### Problem
Line by line, reproduce exactly the beginning of the listing below, ending with the line that contains "Metric: clips_per_sec (higher is better)" and adding nothing.

### Records supplied
# Labbeti/conette-audio-captioning

Hardware: AMD Instinct MI355X
Metric: clips_per_sec (higher is better)
Workload: dtype bf16; 1 GPU; B=64/GPU x 10 s @ 32 kHz clips, ConvNeXt encoder + beam-3 KV-cached decode (min 3 / max 20 tokens, V=5631), synthetic seeded checkpoint; batch_per_gpu=64, global_batch=64, beam_size=3, parallelism=dp1, world_size_observed=1, allreduce_of_ones=1, decode_group=2, decode_streams=2, encode_streams=1, input_batches_rotated=4

## Files before the change

conette-audio-captioning_amd/csrc/encoder.hip:

```cpp
#include <stddef.h>

#include "ctx.h"
#include <type_traits>
#include <utility>

__device__ int g_cn_nonfinite;
__device__ __forceinline__ void cn_watch_stat(float v) {
  if (!(__builtin_fabsf(v) <= 3.0e38f)) atomicAdd(&g_cn_nonfinite, 1);
}

#include "gemm2.h"
#include "mlp_rc2.h"
#include "mlp_rs16.h"
#include "mlp_sp.h"
#include "down_fused.h"
#include "enc_tags.h"

template <typename XT>
__global__ __launch_bounds__(256) void cn_stem_mfma_kernel(const float* __restrict__ in, int F, int H0, long n_pos,
                                                           const float* __restrict__ w , const float* __restrict__ bias,
                                                           const float* __restrict__ ln_w, const float* __restrict__ ln_b,
                                                           XT* __restrict__ out) {
  __shared__ __attribute__((aligned(16))) float s_p[3 * 96];
  for (int i = threadIdx.x; i < 3 * 96; i += 256) s_p[i] = i < 96 ? bias[i] : i < 192 ? ln_w[i - 96] : ln_b[i - 192];
  const int lane = threadIdx.x & 63, j = lane & 31, h = lane >> 5;
  float a[3][8];
#pragma unroll
  for (int t = 0; t < 3; ++t)
#pragma unroll
    for (int s = 0; s < 8; ++s) a[t][s] = w[(4 * (s >> 1) + 2 * h + (s & 1)) * 96 + 32 * t + cn_rc2_chan(j)];
  __syncthreads();
  const long n_tiles = (n_pos + 31) >> 5;
  const long n_waves = (long)gridDim.x * 4;
  for (long tile = (long)blockIdx.x * 4 + (threadIdx.x >> 6); tile < n_tiles; tile += n_waves) {
    const long pos = tile * 32 + j;
    const long p = pos < n_pos ? pos : n_pos - 1;
    const int wq = (int)(p % 56);
    const long tt = p / 56;
    const int hh = (int)(tt % H0);
    const int b = (int)(tt / H0);
    f32x2 xv[4];
#pragma unroll
    for (int i = 0; i < 4; ++i) {
      const int r = 4 * hh - 4 + i;
      xv[i] = f32x2{0.f, 0.f};
      if (r >= 0 && r < F) xv[i] = *(const f32x2*)(in + ((size_t)b * F + r) * CN_N_MELS + 4 * wq + 2 * h);
    }
    f32x16 acc[3];
#pragma unroll
    for (int t = 0; t < 3; ++t)
#pragma unroll
      for (int u = 0; u < 2; ++u) {
        const f32x4 b0 = *(const f32x4*)(s_p + 32 * t + 16 * u + 8 * h), b1 = *(const f32x4*)(s_p + 32 * t + 16 * u + 8 * h + 4);
#pragma unroll
        for (int e = 0; e < 4; ++e) acc[t][8 * u + e] = b0[e], acc[t][8 * u + 4 + e] = b1[e];
      }
#pragma unroll
    for (int s = 0; s < 8; ++s)
#pragma unroll
      for (int t = 0; t < 3; ++t) acc[t] = __builtin_amdgcn_mfma_f32_32x32x2f32(a[t][s], xv[s >> 1][s & 1], acc[t], 0, 0, 0);
    float sum = 0.f;
#pragma unroll
    for (int t = 0; t < 3; ++t)
#pragma unroll
      for (int r = 0; r < 16; ++r) sum += acc[t][r];
    sum += __shfl_xor(sum, 32);
    const float mean = sum * (1.0f / 96.0f);
    float v2 = 0.f;
#pragma unroll
    for (int t = 0; t < 3; ++t)
#pragma unroll
      for (int r = 0; r < 16; ++r) {
        acc[t][r] -= mean;
        v2 = fmaf(acc[t][r], acc[t][r], v2);
      }
    v2 += __shfl_xor(v2, 32);
    const float rstd = 1.0f / sqrtf(v2 * (1.0f / 96.0f) + 1e-6f);
    if (pos < n_pos) {
      XT* o = out + (size_t)pos * 96 + 8 * h;
#pragma unroll
      for (int t = 0; t < 3; ++t)
#pragma unroll
        for (int u = 0; u < 2; ++u) {
          const int ch = 32 * t + 16 * u + 8 * h;
          float v[8];
#pragma unroll
          for (int q = 0; q < 2; ++q) {
            const f32x4 lw = *(const f32x4*)(s_p + 96 + ch + 4 * q), lb = *(const f32x4*)(s_p + 192 + ch + 4 * q);
#pragma unroll
            for (int e = 0; e < 4; ++e) v[4 * q + e] = acc[t][8 * u + 4 * q + e] * rstd * lw[e] + lb[e];
          }
          if constexpr (sizeof(XT) == 2) {
            *(cn_h8<XT>*)(o + 32 * t + 16 * u) = cn_h8<XT>{cn_from_f32<XT>(v[0]), cn_from_f32<XT>(v[1]), cn_from_f32<XT>(v[2]), cn_from_f32<XT>(v[3]),
                                                          cn_from_f32<XT>(v[4]), cn_from_f32<XT>(v[5]), cn_from_f32<XT>(v[6]), cn_from_f32<XT>(v[7])};
          } else {
            *(f32x4*)(o + 32 * t + 16 * u) = f32x4{v[0], v[1], v[2], v[3]};
            *(f32x4*)(o + 32 * t + 16 * u + 4) = f32x4{v[4], v[5], v[6], v[7]};
          }
        }
    }
  }
}

__device__ unsigned long long g_dw_prof[8];
#define DW_STAMP(i)                                                   \
  if (dbg) {                                                          \
    const unsigned long long t_ = clock64();                          \
    if ((threadIdx.x & 63) == 0) atomicAdd(&g_dw_prof[i], t_ - t_prev); \
    t_prev = t_;                                                      \
  }

template <int C, int S, int TH> struct DwTile {
  static constexpr int NCHUNK = C / 4;
  static constexpr int PITCH4 = NCHUNK | 1;
  static constexpr int PITCH = PITCH4 * 4;
};

template <int... U, typename F> __device__ __forceinline__ void cn_static_for(std::integer_sequence<int, U...>, F&& f) {
  (f(std::integral_constant<int, U>{}), ...);
}
__device__ __forceinline__ void cn_dw_pin1(float& v) { asm volatile("" : "+v"(v) : : "memory"); }
template <int TH, size_t... I> __device__ __forceinline__ void cn_dw_pin(float (&acc)[TH][4], std::index_sequence<I...>) {
  (cn_dw_pin1(acc[I / 4][I % 4]), ...);
}
__device__ __forceinline__ void cn_dw_opaque(unsigned& v) { asm volatile("" : "+v"(v)); }

template <typename T, typename XT, int C, int S, int TH, bool CLAMPED = false>
__global__ __launch_bounds__((C > 384 ? 384 : C) * S) void cn_dwconv_ln_kernel(const XT* __restrict__ x, int H, int W, int tiles_h,
                                                            int tiles_w, const float* __restrict__ dw_w ,
                                                            const unsigned* __restrict__ dw_wp ,
                                                            const float* __restrict__ dw_b,
                                                            const float* __restrict__ ln_w,
                                                            const float* __restrict__ ln_b, T* __restrict__ y,
                                                            int dbg) {
  extern __shared__ __attribute__((aligned(16))) char smem_raw[];
  float* s_v = (float*)smem_raw;
  unsigned long long t_prev = dbg ? clock64() : 0;
  constexpr int NP = TH * 4;
  constexpr int CT = C > 384 ? 384 : C;
  constexpr int PITCH = DwTile<C, S, TH>::PITCH;
  const int tid = threadIdx.x;
  const int c0 = tid % CT, sidx = tid / CT;
  int bid = cn_xcd_remap(blockIdx.x, gridDim.x);
  const int tw = bid % tiles_w;
  bid /= tiles_w;
  const int th = bid % tiles_h;
  const int b = bid / tiles_h;
  const int h0 = th * TH, w0 = tw * (4 * S) + sidx * 4;

  int wcl[10];
  bool wok[10];
#pragma unroll
  for (int q = 0; q < 10; ++q) {
    const int ww = w0 - 3 + q;
    wok[q] = (ww >= 0) && (ww < W);
    wcl[q] = min(max(ww, 0), W - 1) * C;
  }
#pragma unroll 1
  for (int c = c0; c < C; c += CT) {
  float acc[TH][4];
  const float bias = dw_b[c];
#pragma unroll
  for (int a = 0; a < TH; ++a)
#pragma unroll
    for (int e = 0; e < 4; ++e) acc[a][e] = bias;
  const XT* xb = x + (size_t)b * H * W * C + c;
  const bool interior = (h0 >= 3) && (h0 + TH + 3 <= H) && (w0 >= 3) && (w0 + 4 + 3 <= W);
  if constexpr (sizeof(XT) == 2) {
    static_assert(TH % 2 == 0, "row pairs");
    cn_h2 ke[3][7], ko[3][7];
#pragma unroll
    for (int a = 0; a < 3; ++a)
#pragma unroll
      for (int j = 0; j < 7; ++j) {
        ke[a][j] = __builtin_bit_cast(cn_h2, dw_wp[(a * 7 + j) * C + c]);
        ko[a][j] = __builtin_bit_cast(cn_h2, dw_wp[(21 + a * 7 + j) * C + c]);
      }
    DW_STAMP(0)
    auto fma_pair = [&](int r, const cn_h2 (&p)[10]) {
#pragma unroll
      for (int oh = 0; oh < TH; ++oh) {
        const int i = r - oh;
        if (i < -1 || i > 6) continue;
#pragma unroll
        for (int q = 0; q < 10; ++q)
#pragma unroll
          for (int ow = 0; ow < 4; ++ow) {
            const int j = q - ow;
            if (j < 0 || j > 6) continue;
            if (i == -1) acc[oh][ow] = fmaf((float)p[q][1], (float)ke[0][j][0], acc[oh][ow]);
            else if (i == 6) acc[oh][ow] = fmaf((float)p[q][0], (float)ko[2][j][1], acc[oh][ow]);
            else if ((i & 1) == 0) acc[oh][ow] = __builtin_amdgcn_fdot2(p[q], ke[i >> 1][j], acc[oh][ow], false);
            else acc[oh][ow] = __builtin_amdgcn_fdot2(p[q], ko[i >> 1][j], acc[oh][ow], false);
          }
      }
    };
    constexpr int NPR = (TH + 6) / 2;
    if constexpr (!CLAMPED) {
      const bool left = (w0 == 0), right = (w0 + 7 > W);
      const unsigned oL = 2u * (unsigned)((left ? 0 : w0 - 3) * C + c), oM = 2u * (unsigned)(w0 * C + c);
      const unsigned oR = 2u * (unsigned)((right ? w0 + 1 : w0 + 4) * C + c);
      constexpr unsigned SEL_PAIR = 0x05040100u, SEL_ZERO = 0x0c0c0c0cu;
      const unsigned selL = left ? SEL_ZERO : SEL_PAIR, selR = right ? SEL_ZERO : SEL_PAIR;
      const char* xc = (const char*)(x + (size_t)b * H * W * C);
      const bool rows_in = (h0 >= 3) && (h0 + TH + 3 <= H);
      const unsigned rows = ((1u << min(TH + 6, H + 3 - h0)) - 1u) & ~((1u << max(0, 3 - h0)) - 1u);
      auto conv = [&](auto check_rows) {
        constexpr bool CHECK = decltype(check_rows)::value;
        auto load_row = [&](int r, unsigned (&v)[10]) {
          const int hh = h0 - 3 + r;
          if (!CHECK || ((rows >> r) & 1u)) {
            const char* xr = xc + (size_t)hh * W * C * 2;
#pragma unroll
            for (int q = 0; q < 10; ++q)
              v[q] = *(const unsigned short*)(q < 3 ? xr + (size_t)oL + q * C * 2 : q < 7 ? xr + (size_t)oM + (q - 3) * C * 2 : xr + (size_t)oR + (q - 7) * C * 2);
          } else {
#pragma unroll
            for (int q = 0; q < 10; ++q) v[q] = 0u;
          }
        };
        auto pack = [&](const unsigned (&v0)[10], const unsigned (&v1)[10], cn_h2 (&p)[10]) {
#pragma unroll
          for (int q = 0; q < 10; ++q)
            p[q] = __builtin_bit_cast(cn_h2, __builtin_amdgcn_perm(v1[q], v0[q], q < 3 ? selL : q < 7 ? SEL_PAIR : selR));
        };
        auto pin = [&]() {
          if constexpr (CHECK) cn_dw_pin(acc, std::make_index_sequence<TH * 4>{});
        };
        unsigned a0[10], a1[10], b0[10], b1[10];
        cn_h2 p[10];
        load_row(0, a0);
        load_row(1, a1);
        cn_static_for(std::make_integer_sequence<int, (NPR + 1) / 2>{}, [&](auto k) {
          constexpr int u = 2 * decltype(k)::value;
          if (u + 1 < NPR) {
            load_row(2 * u + 2, b0);
            load_row(2 * u + 3, b1);
          }
          pack(a0, a1, p);
          fma_pair(2 * u, p);
          pin();
          if (u + 2 < NPR) {
            load_row(2 * u + 4, a0);
            load_row(2 * u + 5, a1);
          }
          if (u + 1 < NPR) {
            pack(b0, b1, p);
            fma_pair(2 * (u + 1), p);
            pin();
          }
        });
      };
      if (rows_in) conv(std::false_type{});
      else conv(std::true_type{});
    } else {
#pragma unroll
      for (int u = 0; u < NPR; ++u) {
        const int hh0 = h0 - 3 + 2 * u, hh1 = hh0 + 1;
        const bool ok0 = (hh0 >= 0) && (hh0 < H), ok1 = (hh1 >= 0) && (hh1 < H);
        const XT* x0 = xb + (size_t)min(max(hh0, 0), H - 1) * W * C;
        const XT* x1 = xb + (size_t)min(max(hh1, 0), H - 1) * W * C;
        XT v0[10], v1[10];
#pragma unroll
        for (int q = 0; q < 10; ++q) v0[q] = x0[wcl[q]], v1[q] = x1[wcl[q]];
        cn_h2 p[10];
#pragma unroll
        for (int q = 0; q < 10; ++q) p[q] = cn_h2{(ok0 && wok[q]) ? v0[q] : (XT)0.f, (ok1 && wok[q]) ? v1[q] : (XT)0.f};
        fma_pair(2 * u, p);
      }
    }
  } else {
  float k[49];
#pragma unroll
  for (int i = 0; i < 49; ++i) k[i] = dw_w[i * C + c];
  DW_STAMP(0)
  auto fma_row = [&](int r, const XT (&v)[10]) {
#pragma unroll
    for (int oh = 0; oh < TH; ++oh) {
      const int i = r - oh;
      if (i < 0 || i > 6) continue;
#pragma unroll
      for (int q = 0; q < 10; ++q)
#pragma unroll
        for (int ow = 0; ow < 4; ++ow) {
          const int j = q - ow;
          if (j < 0 || j > 6) continue;
          acc[oh][ow] = fmaf((float)v[q], k[i * 7 + j], acc[oh][ow]);
        }
    }
  };
  if (interior) {
    const XT* base = xb + ((size_t)(h0 - 3) * W + (w0 - 3)) * C;
    XT va[10], vb[10];
#pragma unroll
    for (int q = 0; q < 10; ++q) va[q] = base[q * C];
#pragma unroll
    for (int r = 0; r < TH + 6; r += 2) {
      if (r + 1 < TH + 6) {
        const XT* xr = base + (size_t)(r + 1) * W * C;
#pragma unroll
        for (int q = 0; q < 10; ++q) vb[q] = xr[q * C];
      }
      fma_row(r, va);
      if (r + 2 < TH + 6) {
        const XT* xr = base + (size_t)(r + 2) * W * C;
#pragma unroll
        for (int q = 0; q < 10; ++q) va[q] = xr[q * C];
      }
      if (r + 1 < TH + 6) fma_row(r + 1, vb);
    }
  } else {
#pragma unroll
    for (int r = 0; r < TH + 6; ++r) {
      const int hh = h0 - 3 + r;
      const bool hok = (hh >= 0) && (hh < H);
      const XT* xr = xb + (size_t)min(max(hh, 0), H - 1) * W * C;
      XT v[10];
#pragma unroll
      for (int q = 0; q < 10; ++q) v[q] = xr[wcl[q]];
#pragma unroll
      for (int q = 0; q < 10; ++q) v[q] = (hok && wok[q]) ? v[q] : (XT)0.f;
      fma_row(r, v);
    }
  }
  }
#pragma unroll
  for (int oh = 0; oh < TH; ++oh)
#pragma unroll
    for (int ow = 0; ow < 4; ++ow) s_v[((sidx * NP) + oh * 4 + ow) * PITCH + c] = acc[oh][ow];
  DW_STAMP(1)
  }
  __syncthreads();
  DW_STAMP(2)

  constexpr int NPOS = NP * S, NT = CT * S, PARTS = NT / NPOS, NCHUNK = C / 4, CPT = NCHUNK / PARTS;
  static_assert(NT % NPOS == 0 && NCHUNK % PARTS == 0, "LayerNorm thread mapping");
  float* s_ps = s_v + NPOS * PITCH;
  float* s_mean = s_ps + NPOS * PARTS;
  float* s_rstd = s_mean + NPOS;
  {
    const int pos = tid % NPOS, part = tid / NPOS;
    const float* row = s_v + pos * PITCH + part * 4;
    f32x4 seg[CPT];
    float sum = 0.f;
#pragma unroll
    for (int i = 0; i < CPT; ++i) {
      seg[i] = *(const f32x4*)(row + i * PARTS * 4);
      sum += (seg[i][0] + seg[i][1]) + (seg[i][2] + seg[i][3]);
    }
    s_ps[part * NPOS + pos] = sum;
    __syncthreads();
    float mean = 0.f;
#pragma unroll
    for (int j = 0; j < PARTS; ++j) mean += s_ps[j * NPOS + pos];
    mean *= (1.0f / C);
    float sq = 0.f;
#pragma unroll
    for (int i = 0; i < CPT; ++i)
#pragma unroll
      for (int e = 0; e < 4; ++e) {
        const float d = seg[i][e] - mean;
        sq = fmaf(d, d, sq);
      }
    __syncthreads();
    s_ps[part * NPOS + pos] = sq;
    __syncthreads();
    if (part == 0) {
      float var = 0.f;
#pragma unroll
      for (int j = 0; j < PARTS; ++j) var += s_ps[j * NPOS + pos];
      s_mean[pos] = mean;
      s_rstd[pos] = 1.0f / sqrtf(var * (1.0f / C) + 1e-6f);
      cn_watch_stat(var);
    }
    __syncthreads();
  }
  DW_STAMP(3)
  constexpr int C8 = C / 8;
  static_assert(NT % C8 == 0, "a thread keeps its 8 channels over all its items: the LN affine is loaded once");
  const int c8 = (tid % C8) * 8;
  const f32x4 lw0 = *(const f32x4*)(ln_w + c8), lw1 = *(const f32x4*)(ln_w + c8 + 4);
  const f32x4 lb0 = *(const f32x4*)(ln_b + c8), lb1 = *(const f32x4*)(ln_b + c8 + 4);
  for (int item = tid; item < NPOS * C8; item += NT) {
    const int pos = item / C8;
    const int ps = pos / NP, oh = (pos % NP) >> 2, ow = pos & 3;
    const int h = h0 + oh, w = tw * (4 * S) + ps * 4 + ow;
    if (h >= H || w >= W) continue;
    const float mean = s_mean[pos], rstd = s_rstd[pos];
    const f32x4 v0 = *(const f32x4*)(s_v + pos * PITCH + c8), v1 = *(const f32x4*)(s_v + pos * PITCH + c8 + 4);
    T* dst = y + (((size_t)b * H + h) * W + w) * C + c8;
    float o[8];
#pragma unroll
    for (int i = 0; i < 8; ++i) o[i] = ((i < 4 ? v0[i] : v1[i - 4]) - mean) * rstd * (i < 4 ? lw0[i] : lw1[i - 4]) + (i < 4 ? lb0[i] : lb1[i - 4]);
    cn_store8(dst, o);
  }
  DW_STAMP(4)
}

extern "C" int conette_debug_g2prof(unsigned long long* out16, int reset) {
  if (out16) CN_HIP(hipMemcpyFromSymbol(out16, HIP_SYMBOL(g_g2_prof), 128));
  if (reset) {
    unsigned long long z[16] = {0};
    CN_HIP(hipMemcpyToSymbol(HIP_SYMBOL(g_g2_prof), z, 128));
  }
// ... 253 lines not shown
      q1 = fmaf(a1[i] - m1, a1[i] - m1, q1);
    }
    q0 = cn_wave_sum_dpp(q0);
    q1 = cn_wave_sum_dpp(q1);
    if (lane == 0) {
      s_mean[p0] = m0;
      s_rstd[p0] = 1.0f / sqrtf(q0 * (1.0f / C) + 1e-6f);
      s_mean[p1] = m1;
      s_rstd[p1] = 1.0f / sqrtf(q1 * (1.0f / C) + 1e-6f);
      cn_watch_stat(q0 + q1);
    }
  }
  __syncthreads();
  constexpr int C8 = C / 8;
  static_assert(CT % C8 == 0, "a thread keeps its 8 channels over all its items: the LN affine is loaded once");
  const int c8 = (tid % C8) * 8;
  const f32x4 lw0 = *(const f32x4*)(ln_w + c8), lw1 = *(const f32x4*)(ln_w + c8 + 4);
  const f32x4 lb0 = *(const f32x4*)(ln_b + c8), lb1 = *(const f32x4*)(ln_b + c8 + 4);
  for (int item = tid; item < NPOS * C8; item += CT) {
    const int pos = item / C8;
    const int h = h0 + pos / WW, w = pos % WW;
    if (h >= H) continue;
    const float mean = s_mean[pos], rstd = s_rstd[pos];
    const f32x4 v0 = *(const f32x4*)(s_v + pos * PITCH + c8), v1 = *(const f32x4*)(s_v + pos * PITCH + c8 + 4);
    T* dst = y + (((size_t)b * H + h) * WW + w) * C + c8;
    float o[8];
#pragma unroll
    for (int i = 0; i < 8; ++i) o[i] = ((i < 4 ? v0[i] : v1[i - 4]) - mean) * rstd * (i < 4 ? lw0[i] : lw1[i - 4]) + (i < 4 ? lb0[i] : lb1[i - 4]);
    cn_store8(dst, o);
  }
}
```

### Problem solution
# Labbeti/conette-audio-captioning

Hardware: AMD Instinct MI355X
Metric: clips_per_sec (higher is better)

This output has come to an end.